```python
class WarmupTrainer(TrainStateMixin, EmaMixin, OnlineLabelMixin):

    def __init__(self, state, hp, B, H, W, *, dtype=torch.bfloat16, device="cuda:0", process_group=None, layers=None, ema_decay=None,
                 online_labels=None, online_labels_every=None, online_labels_balanced=None, online_labels_momentum=None):
        tau, every = check_settings(online_labels, online_labels_every, ema_decay)
        balanced = check_balanced(online_labels_balanced, online_labels_momentum, tau, hp.num_classes)
        self.hp, self.B, self.H, self.W, self.dtype = hp, B, H, W, dtype
        dev = self.dev = torch.device(device)
        self.pg = process_group
        Cn = self.C = hp.num_classes
        f32 = torch.float32
        self.params = {k: v.detach().to(dev, f32 if v.dtype != torch.long else torch.long).clone() for k, v in state.items()}
        kw = {"layers": layers} if layers is not None else {}
        self.plan = TrunkPlan(self.params, B, H, W, multi_heads(Cn, 0, False), dtype=dtype, train=True,
                              data_parallel=process_group is not None, **kw)
        h, w = self.h, self.w = self.plan.heads[1].h, self.plan.heads[1].w
        if tau is not None:
            self.fixed_params = {k: v.detach().to(dev, f32 if v.dtype != torch.long else torch.long).clone() for k, v in state.items()}
            self.frozen_sha256 = state_sha256(self.fixed_params)
            self.fixed = TrunkPlan(self.fixed_params, B, H, W, multi_heads(Cn, 0, False), dtype=dtype, train=False, stem_from=None,
                                   data_parallel=process_group is not None, **kw)
            self._fix_fwd = self.fixed.fwd_list
        lib = L.load()
        self.part = torch.zeros(lib.simt_head_nblk(B, H, W), lib.simt_head_part_floats(Cn, Cn), device=dev)
        self.keys = torch.zeros(lib.simt_head_keys_count(), device=dev, dtype=torch.int64)
        self.hout = torch.zeros(lib.simt_head_hout_floats(Cn, Cn), device=dev)
        self.bad_labels = torch.zeros(1, device=dev)
        self._bad_reported = 0
        self.QP = ops.round_up(Cn, 8)
        self.g1 = torch.zeros(2, B, H, w, self.QP, device=dev)
        self.label = torch.zeros(B, H, W, device=dev, dtype=torch.int64)
        hd = L.HeadDesc()
        d1, d2 = self.plan.dlogits["x1"], self.plan.dlogits["x2"]
        hd.pred1, hd.pred2, hd.fixp, hd.label = self.plan.out["x1"].data_ptr(), self.plan.out["x2"].data_ptr(), None, self.label.data_ptr()
        hd.T1, hd.T2 = None, None
        hd.part, hd.keys, hd.hout, hd.g1 = self.part.data_ptr(), self.keys.data_ptr(), self.hout.data_ptr(), self.g1.data_ptr()
        hd.dpred1_f32, hd.dpred2_f32, hd.dpred1_t, hd.dpred2_t = None, None, d1.data_ptr(), d2.data_ptr()
        hd.B, hd.h, hd.w, hd.H, hd.W, hd.C, hd.Q = B, h, w, H, W, Cn, Cn
        hd.ldp, hd.ldf, hd.QP, hd.ld_f32, hd.ld_t = self.plan.ldp["x1"], self.plan.ldp["x1"], self.QP, 0, d1.shape[1]
        hd.grad_dtype = ops.dt_code(dtype)
        hd.th_high, hd.th_low, hd.lambda_seg, hd.lambda_place, hd.gscale = 2.0, -1.0, hp.lambda_seg, 0.0, 1.0 / hp.iter_size
        hd.mode = 1
        self.head_desc = hd
        SimTTrainer._build_sgd(self, roots=("conv1", "layer1", "layer2", "layer3", "layer4"))
        self.it_done = 0
        self._init_ema(ema_decay)
        fix = (self.fixed.out["x2"], self.fixed.ldp["x2"]) if tau is not None else (None, 0)
        self._init_online(tau, every, *fix, 0, balanced)
        self.reducer = None
        if self.pg is not None:
            from .dp import BucketReducer, make_buckets
            sizes = {n: k for n, (_o, k) in self.plan.grad_offsets.items()}
            buckets = make_buckets(self.plan.grad_order, sizes, self.plan.grad_ready, bucket_elems=8 << 20)
            self.reducer = BucketReducer(self.plan.flat_grad, buckets, group=self.pg, extra=[self.bad_labels])
        self._grad_acc = None

    def step(self, image, label=None, it=None, teacher_image=None):
        hp = self.hp
        it = self.it_done if it is None else it
        lr = lr_poly(hp.lr, it, hp.num_steps, hp.power)
        st = ops.stream_ptr()
        images = list(image) if isinstance(image, (list, tuple)) else [image]
        labels, teachers = self._views(label, teacher_image, hp.iter_size)
        if len(images) != hp.iter_size or len(labels) != hp.iter_size:
            raise ValueError(f"step() needs {hp.iter_size} micro-batch(es) (hp.iter_size), got {len(images)}")
        flat = self.plan.flat_grad
        for mi, (img, lab) in enumerate(zip(images, labels)):
            self.plan.x_in.copy_(img, non_blocking=True)
            if self.online_labels is None:
                self.label.copy_(lab, non_blocking=True)
                self.plan.forward()
            else:
                ev_in = self._teacher_input(img, teachers[mi])
                self.plan.forward()
                self._teacher_labels(ev_in)
            L.call("simt_head_loss", C.byref(self.head_desc), st)
            L.call("simt_vec_acc", self.bad_labels.data_ptr(), self.hout.data_ptr() + 4 * 15, 1, 1, st)
            L.call("simt_head_grad", C.byref(self.head_desc), st)
            if self.reducer is not None and hp.iter_size == 1:
                self.reducer.start()
                self.plan.backward(hook=self.reducer.ready_upto)
                self.reducer.finish()
                continue
            self.plan.backward()
            if hp.iter_size > 1:
                if self._grad_acc is None:
                    self._grad_acc = torch.zeros_like(flat)
                if mi == 0:
                    self._grad_acc.copy_(flat)
                elif mi < hp.iter_size - 1:
                    L.call("simt_vec_acc", self._grad_acc.data_ptr(), flat.data_ptr(), flat.numel(), 1, st)
                else:
                    L.call("simt_vec_acc", flat.data_ptr(), self._grad_acc.data_ptr(), flat.numel(), 1, st)
                    if self.reducer is not None:
                        self.reducer.start()
                        self.reducer.finish()
        d = self.sgd_desc
        d.lr[0], d.lr[1] = lr, lr * 10.0
        d.wd[0], d.wd[1] = hp.weight_decay, hp.weight_decay
        d.first_step = 1 if self.it_done == 0 else 0
        L.call("simt_sgd_multi", C.byref(d), st)
        self.plan.repack()
        if self.ema is not None:
            self.ema.update(st)
            self._teacher_follows(st)
        self.it_done += 1
        return self.hout

    def state_dict(self):
        sd = {}
        for k, v in self.params.items():
            sd[k] = (v.detach().cpu() if not k.endswith("num_batches_tracked") else
                     torch.tensor(int(v.item()) + self._nbt_steps(k), dtype=torch.long))
        return sd

    def losses(self):
        v = torch.cat([self.hout[:16], self.bad_labels]).cpu().tolist()
        self.plan.raise_on_fbn_error()
        bad = int(round(v[16] * (self.reducer.world if self.reducer is not None else 1))) - self._bad_reported
        self._bad_reported += max(bad, 0)
        if bad > 0:
            raise ValueError(f"{bad} label value(s) outside [0, {self.hp.num_classes}) that are not the ignore value 255")
        return self._labelled({"total": v[14] / self.hp.iter_size, "loss_seg1": v[0], "loss_seg2": v[1]})
```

## What you are asked to do
In the entries above, find every line holding the word "True" and copy it out.

## Result of the exercise
        self.plan = TrunkPlan(self.params, B, H, W, multi_heads(Cn, 0, False), dtype=dtype, train=True,
            self.plan.x_in.copy_(img, non_blocking=True)
                self.label.copy_(lab, non_blocking=True)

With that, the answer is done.